What the task requires. From the records below, give the number of lines that include the word "corrf". Add no other words.

Exercise data.
---+---

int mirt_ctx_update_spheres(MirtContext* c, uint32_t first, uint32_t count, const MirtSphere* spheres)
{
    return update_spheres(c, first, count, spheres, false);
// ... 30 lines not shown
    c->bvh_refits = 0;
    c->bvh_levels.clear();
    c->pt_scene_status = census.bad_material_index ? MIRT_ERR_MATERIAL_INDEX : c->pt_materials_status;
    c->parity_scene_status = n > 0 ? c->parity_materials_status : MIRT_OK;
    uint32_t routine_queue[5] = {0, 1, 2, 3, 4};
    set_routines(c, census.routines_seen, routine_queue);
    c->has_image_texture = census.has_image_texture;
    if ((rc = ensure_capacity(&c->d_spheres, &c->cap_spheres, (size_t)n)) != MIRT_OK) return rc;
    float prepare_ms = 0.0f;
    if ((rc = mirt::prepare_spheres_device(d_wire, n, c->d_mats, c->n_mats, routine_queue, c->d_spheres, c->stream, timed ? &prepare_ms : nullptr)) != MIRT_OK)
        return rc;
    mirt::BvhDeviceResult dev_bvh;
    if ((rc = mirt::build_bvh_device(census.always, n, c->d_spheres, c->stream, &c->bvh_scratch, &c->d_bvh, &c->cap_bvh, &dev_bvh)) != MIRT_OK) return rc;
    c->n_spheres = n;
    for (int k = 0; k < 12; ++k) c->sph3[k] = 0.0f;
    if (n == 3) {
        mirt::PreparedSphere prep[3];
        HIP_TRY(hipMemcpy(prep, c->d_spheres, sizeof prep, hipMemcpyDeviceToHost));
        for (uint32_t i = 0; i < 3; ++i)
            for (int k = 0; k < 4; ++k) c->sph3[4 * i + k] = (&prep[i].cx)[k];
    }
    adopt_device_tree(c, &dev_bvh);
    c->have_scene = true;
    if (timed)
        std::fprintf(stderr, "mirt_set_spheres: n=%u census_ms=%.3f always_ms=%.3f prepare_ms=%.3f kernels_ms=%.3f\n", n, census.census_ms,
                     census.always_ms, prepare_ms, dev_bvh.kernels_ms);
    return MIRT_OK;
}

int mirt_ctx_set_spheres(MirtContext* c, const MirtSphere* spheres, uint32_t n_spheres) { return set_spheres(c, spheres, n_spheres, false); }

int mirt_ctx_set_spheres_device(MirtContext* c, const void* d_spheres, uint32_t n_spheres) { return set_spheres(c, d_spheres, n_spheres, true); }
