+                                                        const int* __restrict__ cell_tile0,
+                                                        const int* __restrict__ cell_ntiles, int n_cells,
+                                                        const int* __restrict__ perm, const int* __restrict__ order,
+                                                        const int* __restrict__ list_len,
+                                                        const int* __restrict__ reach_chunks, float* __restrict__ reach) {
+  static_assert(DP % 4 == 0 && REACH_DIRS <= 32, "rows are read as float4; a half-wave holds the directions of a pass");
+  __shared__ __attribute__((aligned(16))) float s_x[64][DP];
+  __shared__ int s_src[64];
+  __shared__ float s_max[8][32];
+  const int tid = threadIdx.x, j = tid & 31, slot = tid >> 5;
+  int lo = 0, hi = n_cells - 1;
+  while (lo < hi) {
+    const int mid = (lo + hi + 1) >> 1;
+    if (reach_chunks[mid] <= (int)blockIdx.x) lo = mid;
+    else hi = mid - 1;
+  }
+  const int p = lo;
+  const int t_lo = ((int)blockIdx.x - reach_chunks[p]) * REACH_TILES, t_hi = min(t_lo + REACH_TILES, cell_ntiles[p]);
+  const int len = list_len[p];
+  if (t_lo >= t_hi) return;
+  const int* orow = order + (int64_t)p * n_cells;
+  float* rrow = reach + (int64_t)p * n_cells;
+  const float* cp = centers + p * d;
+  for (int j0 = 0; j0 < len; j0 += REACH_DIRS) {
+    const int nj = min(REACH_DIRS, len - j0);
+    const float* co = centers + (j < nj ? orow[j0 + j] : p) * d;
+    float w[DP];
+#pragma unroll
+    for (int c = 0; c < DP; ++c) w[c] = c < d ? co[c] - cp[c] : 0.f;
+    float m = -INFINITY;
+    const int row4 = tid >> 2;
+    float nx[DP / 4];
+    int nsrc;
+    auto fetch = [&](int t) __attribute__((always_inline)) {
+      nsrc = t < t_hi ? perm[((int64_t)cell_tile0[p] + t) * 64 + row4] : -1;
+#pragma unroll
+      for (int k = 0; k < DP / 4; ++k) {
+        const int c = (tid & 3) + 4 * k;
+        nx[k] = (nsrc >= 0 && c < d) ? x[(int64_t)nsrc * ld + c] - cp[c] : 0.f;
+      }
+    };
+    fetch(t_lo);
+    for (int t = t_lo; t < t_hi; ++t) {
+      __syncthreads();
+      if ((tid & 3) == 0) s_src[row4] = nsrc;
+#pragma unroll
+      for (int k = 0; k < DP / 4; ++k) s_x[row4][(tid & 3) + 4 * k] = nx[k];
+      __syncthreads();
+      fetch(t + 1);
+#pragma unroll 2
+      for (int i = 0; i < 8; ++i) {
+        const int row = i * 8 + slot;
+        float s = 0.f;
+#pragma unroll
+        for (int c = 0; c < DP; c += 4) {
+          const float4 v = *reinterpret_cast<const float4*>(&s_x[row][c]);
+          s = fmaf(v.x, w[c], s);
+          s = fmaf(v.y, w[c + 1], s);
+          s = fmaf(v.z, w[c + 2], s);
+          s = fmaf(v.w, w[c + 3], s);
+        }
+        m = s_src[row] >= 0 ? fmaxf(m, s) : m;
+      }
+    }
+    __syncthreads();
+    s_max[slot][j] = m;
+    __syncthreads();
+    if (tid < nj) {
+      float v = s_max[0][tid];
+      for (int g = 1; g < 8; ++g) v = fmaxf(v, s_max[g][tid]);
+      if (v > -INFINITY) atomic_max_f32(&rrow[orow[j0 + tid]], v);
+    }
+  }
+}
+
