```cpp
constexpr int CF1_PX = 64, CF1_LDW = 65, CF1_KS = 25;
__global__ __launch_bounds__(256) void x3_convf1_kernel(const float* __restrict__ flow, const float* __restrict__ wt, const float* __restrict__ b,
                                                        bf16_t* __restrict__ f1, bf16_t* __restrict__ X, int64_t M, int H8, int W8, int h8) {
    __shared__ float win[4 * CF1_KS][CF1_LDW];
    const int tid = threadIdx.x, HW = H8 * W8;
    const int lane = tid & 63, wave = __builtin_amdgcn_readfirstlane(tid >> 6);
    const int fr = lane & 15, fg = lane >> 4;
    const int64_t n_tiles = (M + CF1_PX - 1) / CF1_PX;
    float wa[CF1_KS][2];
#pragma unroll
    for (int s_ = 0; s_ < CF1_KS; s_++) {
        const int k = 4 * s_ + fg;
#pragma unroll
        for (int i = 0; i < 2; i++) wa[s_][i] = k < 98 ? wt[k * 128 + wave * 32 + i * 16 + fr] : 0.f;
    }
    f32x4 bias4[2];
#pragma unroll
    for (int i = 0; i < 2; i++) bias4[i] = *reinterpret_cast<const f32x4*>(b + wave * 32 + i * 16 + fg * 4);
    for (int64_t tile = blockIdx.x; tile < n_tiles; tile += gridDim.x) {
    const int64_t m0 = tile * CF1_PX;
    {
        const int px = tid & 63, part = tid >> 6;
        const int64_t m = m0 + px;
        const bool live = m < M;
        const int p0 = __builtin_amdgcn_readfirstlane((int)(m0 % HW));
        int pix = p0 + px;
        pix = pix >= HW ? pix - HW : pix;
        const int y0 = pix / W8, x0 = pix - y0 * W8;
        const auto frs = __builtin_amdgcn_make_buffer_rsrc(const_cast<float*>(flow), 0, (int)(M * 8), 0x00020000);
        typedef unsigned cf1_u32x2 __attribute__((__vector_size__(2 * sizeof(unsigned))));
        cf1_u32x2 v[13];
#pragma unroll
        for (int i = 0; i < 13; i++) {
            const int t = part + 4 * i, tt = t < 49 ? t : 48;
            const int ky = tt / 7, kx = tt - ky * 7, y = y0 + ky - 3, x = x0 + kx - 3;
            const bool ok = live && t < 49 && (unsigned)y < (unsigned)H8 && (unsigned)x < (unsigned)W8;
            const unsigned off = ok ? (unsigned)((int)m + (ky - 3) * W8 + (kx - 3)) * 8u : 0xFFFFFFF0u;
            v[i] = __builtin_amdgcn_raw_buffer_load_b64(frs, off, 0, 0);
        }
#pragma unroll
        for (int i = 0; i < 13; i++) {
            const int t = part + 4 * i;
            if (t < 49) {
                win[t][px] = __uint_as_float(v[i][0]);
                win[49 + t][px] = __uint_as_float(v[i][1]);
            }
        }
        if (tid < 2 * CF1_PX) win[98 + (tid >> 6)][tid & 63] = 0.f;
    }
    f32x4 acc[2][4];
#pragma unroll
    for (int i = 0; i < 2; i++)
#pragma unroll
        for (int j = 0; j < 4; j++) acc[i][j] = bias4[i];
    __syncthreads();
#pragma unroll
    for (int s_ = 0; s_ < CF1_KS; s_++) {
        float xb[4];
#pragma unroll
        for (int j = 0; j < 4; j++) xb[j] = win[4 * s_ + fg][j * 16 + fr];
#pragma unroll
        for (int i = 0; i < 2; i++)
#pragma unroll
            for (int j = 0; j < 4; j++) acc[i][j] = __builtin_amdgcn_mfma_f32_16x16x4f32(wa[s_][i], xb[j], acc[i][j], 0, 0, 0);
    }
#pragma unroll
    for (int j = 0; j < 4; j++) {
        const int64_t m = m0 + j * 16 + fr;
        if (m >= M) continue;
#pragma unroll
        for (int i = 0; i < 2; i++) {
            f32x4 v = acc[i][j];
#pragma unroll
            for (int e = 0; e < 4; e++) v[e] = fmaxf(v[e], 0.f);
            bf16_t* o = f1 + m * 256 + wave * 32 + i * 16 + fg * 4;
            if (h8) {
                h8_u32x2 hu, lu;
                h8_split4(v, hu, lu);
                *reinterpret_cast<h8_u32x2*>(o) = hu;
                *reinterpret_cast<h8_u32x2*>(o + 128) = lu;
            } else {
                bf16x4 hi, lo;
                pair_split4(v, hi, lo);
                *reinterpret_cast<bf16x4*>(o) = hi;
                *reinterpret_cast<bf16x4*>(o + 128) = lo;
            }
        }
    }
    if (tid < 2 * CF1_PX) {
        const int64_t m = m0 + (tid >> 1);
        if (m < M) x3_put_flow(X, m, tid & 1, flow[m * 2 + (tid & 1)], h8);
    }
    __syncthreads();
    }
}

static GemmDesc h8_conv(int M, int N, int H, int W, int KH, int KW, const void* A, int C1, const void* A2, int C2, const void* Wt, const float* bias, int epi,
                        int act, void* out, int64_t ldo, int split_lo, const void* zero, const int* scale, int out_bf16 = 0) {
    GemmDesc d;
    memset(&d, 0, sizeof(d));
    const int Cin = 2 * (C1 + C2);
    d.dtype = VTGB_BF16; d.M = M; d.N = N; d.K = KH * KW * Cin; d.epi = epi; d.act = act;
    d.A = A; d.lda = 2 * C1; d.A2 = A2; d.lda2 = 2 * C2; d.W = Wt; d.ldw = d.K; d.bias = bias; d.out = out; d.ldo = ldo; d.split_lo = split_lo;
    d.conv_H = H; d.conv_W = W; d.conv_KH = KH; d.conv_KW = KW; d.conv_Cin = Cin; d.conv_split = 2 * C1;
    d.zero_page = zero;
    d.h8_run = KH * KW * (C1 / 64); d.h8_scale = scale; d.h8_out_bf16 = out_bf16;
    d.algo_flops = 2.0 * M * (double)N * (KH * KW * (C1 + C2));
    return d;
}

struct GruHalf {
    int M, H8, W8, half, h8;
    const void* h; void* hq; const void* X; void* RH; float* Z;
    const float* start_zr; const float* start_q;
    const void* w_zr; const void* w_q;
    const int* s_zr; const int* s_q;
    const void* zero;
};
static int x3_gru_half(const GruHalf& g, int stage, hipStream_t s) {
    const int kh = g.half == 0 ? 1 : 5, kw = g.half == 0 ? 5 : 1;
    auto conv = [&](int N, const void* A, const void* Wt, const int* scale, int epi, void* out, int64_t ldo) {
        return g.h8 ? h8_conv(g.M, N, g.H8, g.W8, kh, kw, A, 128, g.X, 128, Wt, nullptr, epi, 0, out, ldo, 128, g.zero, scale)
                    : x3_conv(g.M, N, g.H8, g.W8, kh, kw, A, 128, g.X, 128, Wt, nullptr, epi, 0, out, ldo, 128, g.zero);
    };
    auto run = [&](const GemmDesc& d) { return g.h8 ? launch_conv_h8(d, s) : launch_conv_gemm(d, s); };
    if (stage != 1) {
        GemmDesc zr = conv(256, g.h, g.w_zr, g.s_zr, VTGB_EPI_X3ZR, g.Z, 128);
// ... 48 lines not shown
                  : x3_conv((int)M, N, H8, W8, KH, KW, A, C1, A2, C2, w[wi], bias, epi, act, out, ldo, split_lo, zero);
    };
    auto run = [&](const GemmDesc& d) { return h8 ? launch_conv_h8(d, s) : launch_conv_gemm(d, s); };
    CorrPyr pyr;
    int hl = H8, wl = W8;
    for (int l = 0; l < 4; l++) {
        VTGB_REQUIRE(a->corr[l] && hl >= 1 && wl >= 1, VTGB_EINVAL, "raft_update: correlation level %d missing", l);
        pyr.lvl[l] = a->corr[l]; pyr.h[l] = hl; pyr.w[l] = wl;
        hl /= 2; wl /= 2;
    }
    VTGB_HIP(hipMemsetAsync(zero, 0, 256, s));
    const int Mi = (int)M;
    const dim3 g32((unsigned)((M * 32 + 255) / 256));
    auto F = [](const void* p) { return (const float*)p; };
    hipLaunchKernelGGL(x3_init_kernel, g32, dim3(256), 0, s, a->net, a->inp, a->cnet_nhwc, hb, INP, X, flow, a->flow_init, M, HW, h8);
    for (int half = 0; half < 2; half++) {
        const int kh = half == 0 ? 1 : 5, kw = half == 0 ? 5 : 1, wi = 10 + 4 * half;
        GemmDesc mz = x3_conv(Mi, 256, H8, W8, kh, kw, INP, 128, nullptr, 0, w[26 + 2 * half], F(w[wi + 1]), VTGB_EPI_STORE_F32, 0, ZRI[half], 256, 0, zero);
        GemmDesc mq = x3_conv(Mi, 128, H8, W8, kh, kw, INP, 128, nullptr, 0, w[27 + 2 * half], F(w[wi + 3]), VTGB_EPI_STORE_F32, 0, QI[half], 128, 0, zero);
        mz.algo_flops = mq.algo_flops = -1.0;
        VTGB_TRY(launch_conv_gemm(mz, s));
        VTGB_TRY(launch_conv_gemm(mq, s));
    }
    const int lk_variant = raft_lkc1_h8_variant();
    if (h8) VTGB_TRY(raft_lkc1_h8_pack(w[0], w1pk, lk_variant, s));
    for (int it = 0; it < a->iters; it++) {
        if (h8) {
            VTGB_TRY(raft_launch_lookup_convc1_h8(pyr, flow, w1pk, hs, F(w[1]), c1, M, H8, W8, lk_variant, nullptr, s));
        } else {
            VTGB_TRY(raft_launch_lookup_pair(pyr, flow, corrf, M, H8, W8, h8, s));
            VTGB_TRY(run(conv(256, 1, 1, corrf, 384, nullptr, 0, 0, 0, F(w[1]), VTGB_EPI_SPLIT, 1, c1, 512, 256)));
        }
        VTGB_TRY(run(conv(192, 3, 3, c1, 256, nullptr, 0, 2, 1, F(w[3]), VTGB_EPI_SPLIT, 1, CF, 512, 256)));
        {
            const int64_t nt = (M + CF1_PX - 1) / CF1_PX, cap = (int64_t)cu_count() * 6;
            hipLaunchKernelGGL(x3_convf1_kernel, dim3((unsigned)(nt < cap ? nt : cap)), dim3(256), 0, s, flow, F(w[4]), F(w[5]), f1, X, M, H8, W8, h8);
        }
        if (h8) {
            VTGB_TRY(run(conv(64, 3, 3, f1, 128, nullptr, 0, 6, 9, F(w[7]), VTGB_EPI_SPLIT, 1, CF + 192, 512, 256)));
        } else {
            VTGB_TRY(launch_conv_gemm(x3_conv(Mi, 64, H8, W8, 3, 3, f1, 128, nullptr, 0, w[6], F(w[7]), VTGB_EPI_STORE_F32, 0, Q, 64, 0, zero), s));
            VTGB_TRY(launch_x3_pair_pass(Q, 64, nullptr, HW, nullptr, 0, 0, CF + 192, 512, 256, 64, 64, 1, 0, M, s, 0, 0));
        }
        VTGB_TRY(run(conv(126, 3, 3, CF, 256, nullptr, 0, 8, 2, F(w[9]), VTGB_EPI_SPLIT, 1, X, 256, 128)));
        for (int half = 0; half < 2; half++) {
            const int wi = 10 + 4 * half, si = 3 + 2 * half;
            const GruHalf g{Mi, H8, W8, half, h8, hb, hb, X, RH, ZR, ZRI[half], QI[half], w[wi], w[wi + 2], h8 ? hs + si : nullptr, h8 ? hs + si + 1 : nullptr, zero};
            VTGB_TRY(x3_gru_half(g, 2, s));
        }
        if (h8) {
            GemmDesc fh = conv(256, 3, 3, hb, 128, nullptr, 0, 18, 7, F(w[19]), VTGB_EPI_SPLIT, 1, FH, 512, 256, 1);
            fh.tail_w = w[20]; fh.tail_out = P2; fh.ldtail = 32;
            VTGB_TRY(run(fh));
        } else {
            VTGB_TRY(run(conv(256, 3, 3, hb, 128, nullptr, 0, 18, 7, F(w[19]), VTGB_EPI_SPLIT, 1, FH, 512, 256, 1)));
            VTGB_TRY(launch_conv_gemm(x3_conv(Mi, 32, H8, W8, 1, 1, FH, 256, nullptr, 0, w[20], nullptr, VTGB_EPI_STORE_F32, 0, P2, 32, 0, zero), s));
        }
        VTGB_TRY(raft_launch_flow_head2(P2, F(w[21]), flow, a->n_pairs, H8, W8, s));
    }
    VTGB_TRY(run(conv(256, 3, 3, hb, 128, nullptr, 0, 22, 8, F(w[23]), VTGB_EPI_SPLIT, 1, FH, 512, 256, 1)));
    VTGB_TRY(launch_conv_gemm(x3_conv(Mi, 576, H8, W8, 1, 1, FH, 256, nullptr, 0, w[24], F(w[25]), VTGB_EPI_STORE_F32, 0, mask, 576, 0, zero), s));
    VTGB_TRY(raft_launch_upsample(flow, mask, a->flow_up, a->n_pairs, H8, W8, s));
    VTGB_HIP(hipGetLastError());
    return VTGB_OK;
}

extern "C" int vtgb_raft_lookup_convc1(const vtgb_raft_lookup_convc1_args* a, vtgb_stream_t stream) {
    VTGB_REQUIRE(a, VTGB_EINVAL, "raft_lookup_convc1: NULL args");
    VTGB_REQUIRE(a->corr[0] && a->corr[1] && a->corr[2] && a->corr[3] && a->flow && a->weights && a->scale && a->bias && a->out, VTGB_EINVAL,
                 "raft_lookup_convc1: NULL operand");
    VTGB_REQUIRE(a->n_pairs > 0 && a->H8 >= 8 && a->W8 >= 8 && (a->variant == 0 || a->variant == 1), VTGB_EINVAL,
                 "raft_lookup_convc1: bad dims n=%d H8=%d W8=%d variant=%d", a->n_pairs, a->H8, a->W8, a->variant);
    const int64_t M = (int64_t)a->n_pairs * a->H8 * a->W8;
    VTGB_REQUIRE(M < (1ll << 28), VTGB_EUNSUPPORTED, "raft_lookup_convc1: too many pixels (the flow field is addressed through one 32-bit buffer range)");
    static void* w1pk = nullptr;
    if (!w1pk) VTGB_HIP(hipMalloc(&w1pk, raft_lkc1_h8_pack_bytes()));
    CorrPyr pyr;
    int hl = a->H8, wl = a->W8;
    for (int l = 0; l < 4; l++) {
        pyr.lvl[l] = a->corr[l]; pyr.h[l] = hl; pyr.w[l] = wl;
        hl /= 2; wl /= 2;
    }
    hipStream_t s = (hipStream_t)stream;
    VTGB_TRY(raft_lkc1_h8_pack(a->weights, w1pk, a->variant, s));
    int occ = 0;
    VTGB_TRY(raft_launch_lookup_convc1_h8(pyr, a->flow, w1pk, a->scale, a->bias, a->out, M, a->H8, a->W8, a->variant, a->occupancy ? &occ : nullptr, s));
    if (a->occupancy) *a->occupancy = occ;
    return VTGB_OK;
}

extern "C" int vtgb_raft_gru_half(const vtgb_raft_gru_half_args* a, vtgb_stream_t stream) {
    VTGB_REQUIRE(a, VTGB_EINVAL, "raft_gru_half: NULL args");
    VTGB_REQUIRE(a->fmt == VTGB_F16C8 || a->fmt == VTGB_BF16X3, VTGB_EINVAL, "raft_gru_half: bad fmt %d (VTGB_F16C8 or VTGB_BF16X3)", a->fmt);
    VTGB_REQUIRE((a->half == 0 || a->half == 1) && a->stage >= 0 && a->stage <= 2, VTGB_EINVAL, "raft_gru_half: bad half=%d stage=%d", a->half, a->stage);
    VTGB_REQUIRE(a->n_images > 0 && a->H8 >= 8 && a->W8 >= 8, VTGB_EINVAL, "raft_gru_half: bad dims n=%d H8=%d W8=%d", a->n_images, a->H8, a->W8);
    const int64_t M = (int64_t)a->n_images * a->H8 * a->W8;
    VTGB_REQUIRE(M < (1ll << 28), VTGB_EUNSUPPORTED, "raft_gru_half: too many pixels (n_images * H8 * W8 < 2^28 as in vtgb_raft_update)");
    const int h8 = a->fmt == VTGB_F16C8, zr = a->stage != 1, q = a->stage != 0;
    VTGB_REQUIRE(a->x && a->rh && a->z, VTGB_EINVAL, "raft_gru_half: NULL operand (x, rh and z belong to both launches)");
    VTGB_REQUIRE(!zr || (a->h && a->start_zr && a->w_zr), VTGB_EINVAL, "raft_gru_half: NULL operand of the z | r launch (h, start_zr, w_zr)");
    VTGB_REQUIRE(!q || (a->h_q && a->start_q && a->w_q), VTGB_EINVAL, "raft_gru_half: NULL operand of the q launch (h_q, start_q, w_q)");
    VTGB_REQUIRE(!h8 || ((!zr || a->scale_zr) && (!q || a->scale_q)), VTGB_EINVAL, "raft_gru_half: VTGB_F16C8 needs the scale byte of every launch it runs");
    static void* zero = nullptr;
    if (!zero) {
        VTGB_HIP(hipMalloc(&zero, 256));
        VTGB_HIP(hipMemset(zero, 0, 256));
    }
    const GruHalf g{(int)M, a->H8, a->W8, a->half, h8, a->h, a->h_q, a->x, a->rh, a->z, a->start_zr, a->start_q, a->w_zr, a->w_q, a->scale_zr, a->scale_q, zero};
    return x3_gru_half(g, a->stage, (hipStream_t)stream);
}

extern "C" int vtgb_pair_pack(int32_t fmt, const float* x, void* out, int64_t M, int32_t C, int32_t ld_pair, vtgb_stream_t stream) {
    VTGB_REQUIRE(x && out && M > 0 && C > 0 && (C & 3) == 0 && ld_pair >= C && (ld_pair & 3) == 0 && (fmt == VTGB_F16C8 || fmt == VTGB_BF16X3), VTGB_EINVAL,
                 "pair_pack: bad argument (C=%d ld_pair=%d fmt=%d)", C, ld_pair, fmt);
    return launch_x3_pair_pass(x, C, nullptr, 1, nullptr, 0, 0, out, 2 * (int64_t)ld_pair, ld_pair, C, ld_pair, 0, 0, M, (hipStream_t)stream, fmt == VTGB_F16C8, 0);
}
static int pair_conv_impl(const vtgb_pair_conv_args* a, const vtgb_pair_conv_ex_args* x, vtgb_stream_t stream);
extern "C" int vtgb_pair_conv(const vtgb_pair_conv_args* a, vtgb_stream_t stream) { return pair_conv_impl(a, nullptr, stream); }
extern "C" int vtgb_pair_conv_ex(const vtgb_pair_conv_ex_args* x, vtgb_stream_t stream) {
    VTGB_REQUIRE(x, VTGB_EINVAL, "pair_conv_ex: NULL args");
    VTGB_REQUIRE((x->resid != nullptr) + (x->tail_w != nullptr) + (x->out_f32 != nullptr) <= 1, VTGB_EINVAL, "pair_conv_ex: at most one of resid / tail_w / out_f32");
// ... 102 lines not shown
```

---+---

Exercise output. 2